# What are the Pros and Cons of AC vs DC?



## einherjar (Nov 8, 2010)

I keep seeing this battle between AC and DC electric motors. Hopefully someone here can set me straight. 

Are there clear benefits to using one over the other? And in which situations?


----------



## DavidDymaxion (Dec 1, 2008)

Cost forces most folks to go with DC.


einherjar said:


> I keep seeing this battle between AC and DC electric motors. Hopefully someone here can set me straight.
> 
> Are there clear benefits to using one over the other? And in which situations?


----------



## Sunking (Aug 10, 2009)

If money were no object, most all would use AC. However money matters and DC is inexpensive and very easy to control and regulate speed.


----------



## Georgia Tech (Dec 5, 2008)

Sunking said:


> If money were no object, most all would use AC. However money matters and DC is inexpensive and very easy to control and regulate speed.

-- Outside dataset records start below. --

SIGNATURES = {
    "mpn_version": (_I, []),
    "mpn_last_error": (_I, [_c.c_char_p, _Z]),
    "mpn_heatmap_decode_workspace_bytes": (_Z, [_I]),
    "mpn_heatmap_decode": (_I, [_P, _I, _I, _I, _I, _I, _P, _F, _P, _P, _P, _P, _Z, _P]),
    "mpn_heatmap_render_workspace_bytes": (_Z, [_I]),
    "mpn_heatmap_render": (_I, [_P, _P, _P, _I, _I, _I, _I, _I, _P, _P, _Z, _P]),
    "mpn_keypoint_augment_desc_bytes": (_Z, []),
    "mpn_keypoint_augment": (_I, [_P, _P, _P, _I, _I, _I, _P, _P, _P, _P]),
    "mpn_detector_augment_desc_bytes": (_Z, []),
    "mpn_detector_augment": (_I, [_P, _P, _I, _I, _I, _P, _P]),
    "mpn_prn_example_desc_bytes": (_Z, []),
    "mpn_prn_examples_workspace_bytes": (_Z, [_I]),
    "mpn_prn_examples": (_I, [_P, _P, _I, _P, _P, _P, _I, _P, _I, _I, _I, _I, _P, _P, _P, _Z, _P]),
    "mpn_conv_packed_bytes": (_Z, [_I, _I, _I, _I, _I]),
    "mpn_conv_pack_weights": (_I, [_P, _I, _I, _I, _I, _I, _P, _P]),
    "mpn_conv_pack_desc_bytes": (_Z, []),
    "mpn_conv_pack_desc_fill": (_I, [_P, _P, _I, _I, _I, _I, _I, _P, _I]),
    "mpn_conv_pack_weights_batched": (_I, [_P, _I, _I, _I, _P]),
    "mpn_conv_num_parts": (_I, [_I, _I, _I, _I]),
    "mpn_conv_stats_rows": (_I, [_I, _I, _I, _I, _I, _I, _I]),
    "mpn_conv_fwd": (_I, [_P, _P, _P, _I, _I, _I, _I, _I, _I, _I, _I, _I, _P, _P, _I, _P, _P, _P]),
    "mpn_conv_fwd_grouped": (_I, [_I, _P, _P, _P, _I, _P, _P, _I, _I, _P, _P, _I, _I, _P, _P, _I, _P, _P]),
    "mpn_conv_wgrad_num_parts": (_I, [_I, _I, _I, _I, _I, _I, _I]),
    "mpn_conv_bwd_weight": (_I, [_P, _P, _P, _I, _I, _I, _I, _I, _I, _I, _I, _I, _P, _P, _I, _P]),
    "mpn_conv1x1_bwd_fused_supported": (_I, [_I, _I, _I]),
    "mpn_conv1x1_bwd_fused": (_I, [_P, _P, _P, _P, _P, _P, _I, _I, _I, _I, _I, _I, _I, _I, _I, _P, _P, _I, _P]),
    "mpn_conv1x1_bwd_fused_apply_supported": (_I, [_I, _I, _I]),
    "mpn_conv1x1_bwd_fused_apply": (_I, [_P, _P, _P, _P, _P, _P, _P, _I, _I, _I, _I, _I, _I, _I, _I, _I, _I, _P, _P, _I, _P, _P, _P, _P, _P, _P, _I, _P]),
    "mpn_conv_wgrad_grouped_num_parts": (_I, [_I, _I, _P, _P, _I, _I, _I, _I, _P]),
    "mpn_conv_bwd_weight_grouped": (_I, [_I, _P, _P, _P, _I, _P, _P, _I, _I, _P, _P, _I, _I, _P, _P, _I, _P]),
    "mpn_bn_stats_num_parts": (_I, [_L]),
    "mpn_bn_stats": (_I, [_P, _L, _I, _I, _P, _P]),
    "mpn_bn_finalize": (_I, [_P, _I, _I, _L, _P, _P, _P, _P, _F, _F, _P, _P, _P, _P, _P]),
    "mpn_bn_inference_affine": (_I, [_I, _P, _P, _P, _P, _F, _P, _P, _P]),
    "mpn_bn_act_apply": (_I, [_P, _P, _L, _I, _I, _P, _P, _I, _P]),
    "mpn_bn_bwd_reduce": (_I, [_P, _P, _L, _I, _I, _P, _P, _P, _P, _I, _P, _P]),
    "mpn_bn_bwd_finalize": (_I, [_P, _I, _I, _L, _P, _P, _P, _P, _P]),
    "mpn_bn_bwd_apply": (_I, [_P, _P, _L, _I, _I, _P, _P, _P, _P, _P, _P, _I, _P, _P]),
    "mpn_dwconv_out_size": (_I, [_I, _I]),
    "mpn_dwconv_num_parts": (_I, [_I, _I, _I, _I, _I, _I]),
    "mpn_dwconv_fwd": (_I, [_P, _P, _P, _I, _I, _I, _I, _I, _I, _P, _P, _I, _I, _P, _P]),
    "mpn_dwconv_bwd_data": (_I, [_P, _P, _P, _I, _I, _I, _I, _I, _I, _P]),
    "mpn_dwconv_bwd_data_bn_num_parts": (_I, [_I, _I, _I, _I, _I, _I]),
    "mpn_dwconv_bwd_data_bn": (_I, [_P, _P, _P, _I, _I, _I, _I, _I, _I, _P, _P, _P, _P, _P, _I, _P, _P]),
    "mpn_dwconv_bwd_data_add_supported": (_I, [_I, _I, _I, _I, _I, _I]),
    "mpn_dwconv_bwd_data_add": (_I, [_P, _P, _P, _I, _I, _I, _I, _I, _I, _P, _P, _P, _P, _P, _P, _I, _P, _P]),
    "mpn_dwconv_wgrad_num_parts": (_I, [_I, _I, _I, _I, _I, _I]),
    "mpn_dwconv_bwd_weight": (_I, [_P, _P, _P, _I, _I, _I, _I, _I, _I, _P, _P, _I, _P]),
    "mpn_dwconv_bwd_fused_supported": (_I, [_I, _I, _I, _I, _I, _I]),
    "mpn_dwconv_bwd_fused": (_I, [_P, _P, _P, _P, _P, _I, _I, _I, _I, _I, _P, _P, _I, _P, _P, _P, _P]),
    "mpn_dwconv_bwd_fused_s2": (_I, [_P, _P, _P, _P, _P, _I, _I, _I, _I, _I, _P, _P, _I, _P, _P, _P, _P, _P]),
    "mpn_stem_conv_fwd": (_I, [_P, _I, _P, _P, _I, _I, _I, _I, _I, _P]),
    "mpn_stem_conv_fwd_num_parts": (_I, [_I, _I, _I, _I, _I]),
    "mpn_stem_conv_fwd_stats": (_I, [_P, _I, _P, _P, _I, _I, _I, _I, _I, _P, _P]),
    "mpn_stem_conv_wgrad_num_parts": (_I, [_I, _I, _I]),
    "mpn_stem_conv_bwd_weight": (_I, [_P, _I, _P, _P, _I, _I, _I, _I, _I, _P]),
    "mpn_bilinear_up_fwd": (_I, [_P, _P, _I, _I, _I, _I, _I, _I, _I, _I, _P, _P, _I, _P]),
    "mpn_bilinear_up_bwd": (_I, [_P, _P, _I, _I, _I, _I, _I, _I, _I, _I, _P]),
    "mpn_sumpool2x2": (_I, [_P, _P, _I, _I, _I, _I, _I, _I, _P]),
    "mpn_add_inplace": (_I, [_P, _P, _L, _I, _P]),
    "mpn_heatmap_head_fwd": (_I, [_P, _P, _P, _L, _I, _I, _P, _P, _I, _I, _P, _P, _P]),
    "mpn_heatmap_head_bwd_num_parts": (_I, [_L]),
    "mpn_heatmap_head_bwd": (_I, [_P, _P, _P, _L, _I, _I, _P, _P, _I, _P, _P, _P]),
    "mpn_heatmap_head_bwd_bn_supported": (_I, [_I, _I]),
    "mpn_heatmap_head_bwd_bn": (_I, [_P, _P, _P, _L, _I, _I, _P, _P, _I, _P, _P, _P, _P]),
    "mpn_keypoint_loss_num_parts": (_I, [_I, _I, _I]),
    "mpn_keypoint_loss": (_I, [_P] * 9 + [_I, _I] + [_P] * 7 + [_I, _I, _I, _P]),
    "mpn_adam_prepare": (_I, [_P, _P, _D, _D, _D, _D, _D, _P]),
    "mpn_adam_step": (_I, [_P, _P, _P, _P, _L, _P, _F, _F, _F, _F, _F, _P]),
    "mpn_adam_step_cast": (_I, [_P, _P, _P, _P, _L, _P, _F, _F, _F, _F, _F, _I, _P, _P, _P, _I, _P]),
    "mpn_reduce_partials": (_I, [_P, _I, _L, _P, _I, _F, _P]),
    "mpn_reduce_desc_bytes": (_Z, []),
    "mpn_reduce_desc_fill": (_I, [_P, _P, _I, _L, _P, _F, _I]),
    "mpn_reduce_partials_batched": (_I, [_P, _I, _I, _P]),
    "mpn_gemm_nt_num_parts": (_I, [_I]),
    "mpn_gemm_nt": (_I, [_P, _P, _P, _I, _I, _I, _I, _P]),
    "mpn_transpose_cast": (_I, [_P, _I, _P, _I, _I, _I, _P]),
    "mpn_cast": (_I, [_P, _I, _P, _I, _L, _P]),
    "mpn_bias_relu_fwd": (_I, [_P, _I, _P, _P, _I, _I, _I, _P]),
    "mpn_bias_relu_bwd": (_I, [_P, _I, _P, _P, _I, _P, _I, _I, _P]),
    "mpn_prn_loss": (_I, [_P, _P, _I, _P, _I, _I, _I, _P, _P, _P, _F, _P]),
    "mpn_bn_bwd_reduce_grouped": (_I, [_I, _P, _P, _P, _I, _I, _P, _P, _P, _P, _I, _P, _P, _P, _P]),
    "mpn_bn_bwd_apply_grouped": (_I, [_I, _P, _P, _P, _I, _I, _P, _P, _P, _P, _P, _P, _I, _P, _P, _P, _P]),
    "mpn_bn_fin_desc_bytes": (_Z, []),
    "mpn_bn_bwd_fin_desc_bytes": (_Z, []),
    "mpn_bn_fin_desc_fill": (_I, [_P, _P, _I, _I, _L, _P, _P, _P, _P, _P, _P, _P, _P, _I]),
    "mpn_bn_bwd_fin_desc_fill": (_I, [_P, _P, _I, _I, _L, _P, _P, _P, _P, _I]),
    "mpn_bn_finalize_batched": (_I, [_P, _I, _I, _F, _F, _P]),
    "mpn_bn_bwd_finalize_batched": (_I, [_P, _I, _I, _P]),
    "mpn_heatmap_minmax": (_I, [_P, _I, _I, _I, _I, _P, _P]),
    "mpn_prn_crop": (_I, [_P, _P, _P, _P, _I, _I, _I, _I, _I, _I, _I, _F, _P, _P]),
    "mpn_prn_decode": (_I, [_P, _I, _I, _I, _I, _P, _P, _P]),
    "mpn_conv_bwd_data_bn_supported": (_I, [_I, _I, _I, _I]),
    "mpn_conv_bwd_data_bn": (_I, [_P, _P, _P, _I, _I, _I, _I, _I, _I, _I, _I, _I, _P, _I, _P, _P, _I, _P, _P]),
    "mpn_bn_bwd_finalize_raw": (_I, [_P, _I, _I, _L, _P, _P, _P, _P, _P, _P, _P]),
    "mpn_conv_bwd_data_bn_grouped": (_I, [_I, _P, _P, _P, _I, _P, _P, _I, _I, _P, _P, _I, _P, _P, _P, _P, _I, _P, _P]),
    "mpn_bn_bwd_fin_desc_fill_raw": (_I, [_P, _P, _I, _I, _L, _P, _P, _P, _P, _P, _P, _I]),
    "mpn_prn_crop_slots": (_I, [_P, _P, _P, _P, _I, _I, _I, _I, _I, _I, _I, _I, _I, _F, _P, _P]),
    "mpn_prn_residual": (_I, [_P, _P, _I, _L, _P, _P]),
    "mpn_retina_loss_finalize": (_I, [_P, _P, _F, _F, _P, _P, _P, _P]),
    "mpn_axpy": (_I, [_L, _F, _P, _P, _P]),
    "mpn_axpy_batched": (_I, [_I, _P, _P, _P, _F, _P]),
    "mpn_patchify3x3s2": (_I, [_P, _P, _I, _I, _I, _I, _I, _P, _P, _I, _P]),
    "mpn_unpatchify3x3s2": (_I, [_P, _P, _I, _I, _I, _I, _I, _P]),
    "mpn_retina_match_workspace_bytes": (_Z, [_I, _I]),
    "mpn_retina_match": (_I, [_P, _P, _P, _I, _I, _I, _F, _F, _P, _P, _P, _P, _Z, _P]),
    "mpn_retina_loss_num_parts": (_I, [_I, _I]),
    "mpn_retina_loss": (_I, [_P, _P, _P, _P, _P, _P, _I, _P, _P, _P, _P, _P, _I, _F, _F, _F, _F, _P, _P]),
    "mpn_retina_nms_workspace_bytes": (_Z, [_I, _I]),
    "mpn_retina_nms_overflow_offset": (_Z, [_I, _I]),
    "mpn_retina_nms": (_I, [_P, _P, _P, _P, _I, _P, _P, _P, _I, _F, _F, _I, _P, _P, _P, _P, _Z, _P]),
    "mpn_l2_loss_accumulate": (_I, [_L, _P, _F, _P, _P]),
    "mpn_l2_loss_batched_workspace_bytes": (_Z, [_I, _P]),
    "mpn_l2_loss_batched": (_I, [_I, _P, _P, _F, _P, _P, _Z, _P]),
    "mpn_pose_gather_record_bytes": (_Z, [_I, _I]),
    "mpn_pose_gather_row_offset": (_Z, [_I, _I, _I]),
    "mpn_pose_gather": (_I, [_P, _P, _P, _P, _P, _P, _I, _I, _F, _I, _I, _P, _Z, _P]),
    "mpn_pose_gather_sized": (_I, [_P, _P, _P, _P, _P, _P, _I, _I, _F, _P, _P, _Z, _P]),
    "mpn_oks_gt_row_bytes": (_Z, []),
    "mpn_oks_match_out_bytes": (_Z, [_I, _I]),
    "mpn_oks_match": (_I, [_P, _I, _I, _P, _P, _I, _P, _I, _I, _I, _P, _P, _P]),
    "mpn_pose_track_state_bytes": (_Z, [_I, _I]),
    "mpn_pose_track_out_bytes": (_Z, [_I, _I]),
    "mpn_pose_track": (_I, [_P, _I, _I, _I, _I, _I, _F, _F, _I, _P, _P, _P, _P]),
    "mpn_coco_masks_image_desc_bytes": (_Z, []),
    "mpn_coco_masks_part_desc_bytes": (_Z, []),
    "mpn_coco_masks_plane_words": (_Z, [_I, _I]),
    "mpn_coco_masks_packed_bytes": (_Z, [_I, _I]),
    "mpn_coco_masks": (_I, [_P, _I, _I, _P, _I, _P, _L, _P, _L, _P, _L, _P, _Z, _P, _Z, _P, _Z, _P]),
    "mpn_image_resize_desc_bytes": (_Z, []),
    "mpn_image_resize_workspace_bytes": (_Z, [_I, _I, _I, _L]),
    "mpn_image_resize": (_I, [_P, _P, _P, _I, _I, _I, _P, _P, _Z, _P]),
    "mpn_draw_desc_bytes": (_Z, []),
    "mpn_draw_dot_stamp": (_I, [_I, _I, _I]),
    "mpn_draw_detections_workspace_bytes": (_Z, [_I, _I]),
    "mpn_draw_detections": (_I, [_P, _Z, _P, _P, _Z, _I, _I, _I, _P, _Z, _P, _Z, _P]),
    "mpn_plot_maps_desc_bytes": (_Z, []),
    "mpn_plot_maps_workspace_bytes": (_Z, [_I, _I, _I, _I, _I]),
    "mpn_plot_maps": (_I, [_P, _P, _P, _P, _P, _Z, _P, _I, _I, _I, _I, _I, _P, _P, _Z, _P]),
    "mpn_jpeg_desc_bytes": (_Z, []),
    "mpn_jpeg_info": (_I, [_P, _Z, _P]),
    "mpn_jpeg_entropy_decode": (_I, [_P, _Z, _P, _Z, _P]),
    "mpn_jpeg_decode_workspace_bytes": (_Z, [_I, _L]),
    "mpn_jpeg_decode": (_I, [_P, _Z, _P, _I, _P, _Z, _P, _Z, _P]),
    "mpn_jpeg_scans_info": (_I, [_P, _Z, _P]),
    "mpn_jpeg_scans_decode": (_I, [_P, _Z, _P, _Z, _P]),
    "mpn_jpeg_scan_desc_bytes": (_Z, []),
    "mpn_jpeg_scan_prepare": (_I, [_P, _Z, _P]),
    "mpn_jpeg_entropy_decode_device_workspace_bytes": (_Z, [_I, _L]),
    "mpn_jpeg_entropy_decode_device": (_I, [_P, _Z, _P, _I, _P, _Z, _P, _P, _P, _Z, _I, _P]),
    "mpn_jpeg_enc_desc_bytes": (_Z, []),
    "mpn_jpeg_forward": (_I, [_P, _Z, _P, _I, _P, _Z, _P]),
    "mpn_jpeg_entropy_encode_workspace_bytes": (_Z, [_L, _L]),
    "mpn_jpeg_entropy_encode": (_I, [_P, _Z, _P, _I, _P, _Z, _P, _P, _Z, _P]),
    "mpn_mirror_images": (_I, [_P, _I, _I, _I, _P, _P]),
    "mpn_tta_merge": (_I, [_P, _I, _I, _I, _I, _P, _P, _P]),
}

Actually it seems if you want SUPER RAW Horse Power your better off going DC too..... I think AC is more over blown than what its worth personally...
If you can find a good sep Ex motor with interpoles to do Regen I really don't see that much more advantage to AC...


----------



## Sunking (Aug 10, 2009)

Georgia Tech said:


> Actually it seems if you want SUPER RAW Horse Power your better off going DC too.....


I could careless about HP. Hp sells cars, torque wins the race.


----------



## Georgia Tech (Dec 5, 2008)

Sunking said:


> I could careless about HP. Hp sells cars, torque wins the race.


 
Well DC is THE way to go for Torque. by nature the DC motor makes nothing but Torque.......series especially


----------



## EVfun (Mar 14, 2010)

Sunking said:


> I could careless about HP. Hp sells cars, torque wins the race.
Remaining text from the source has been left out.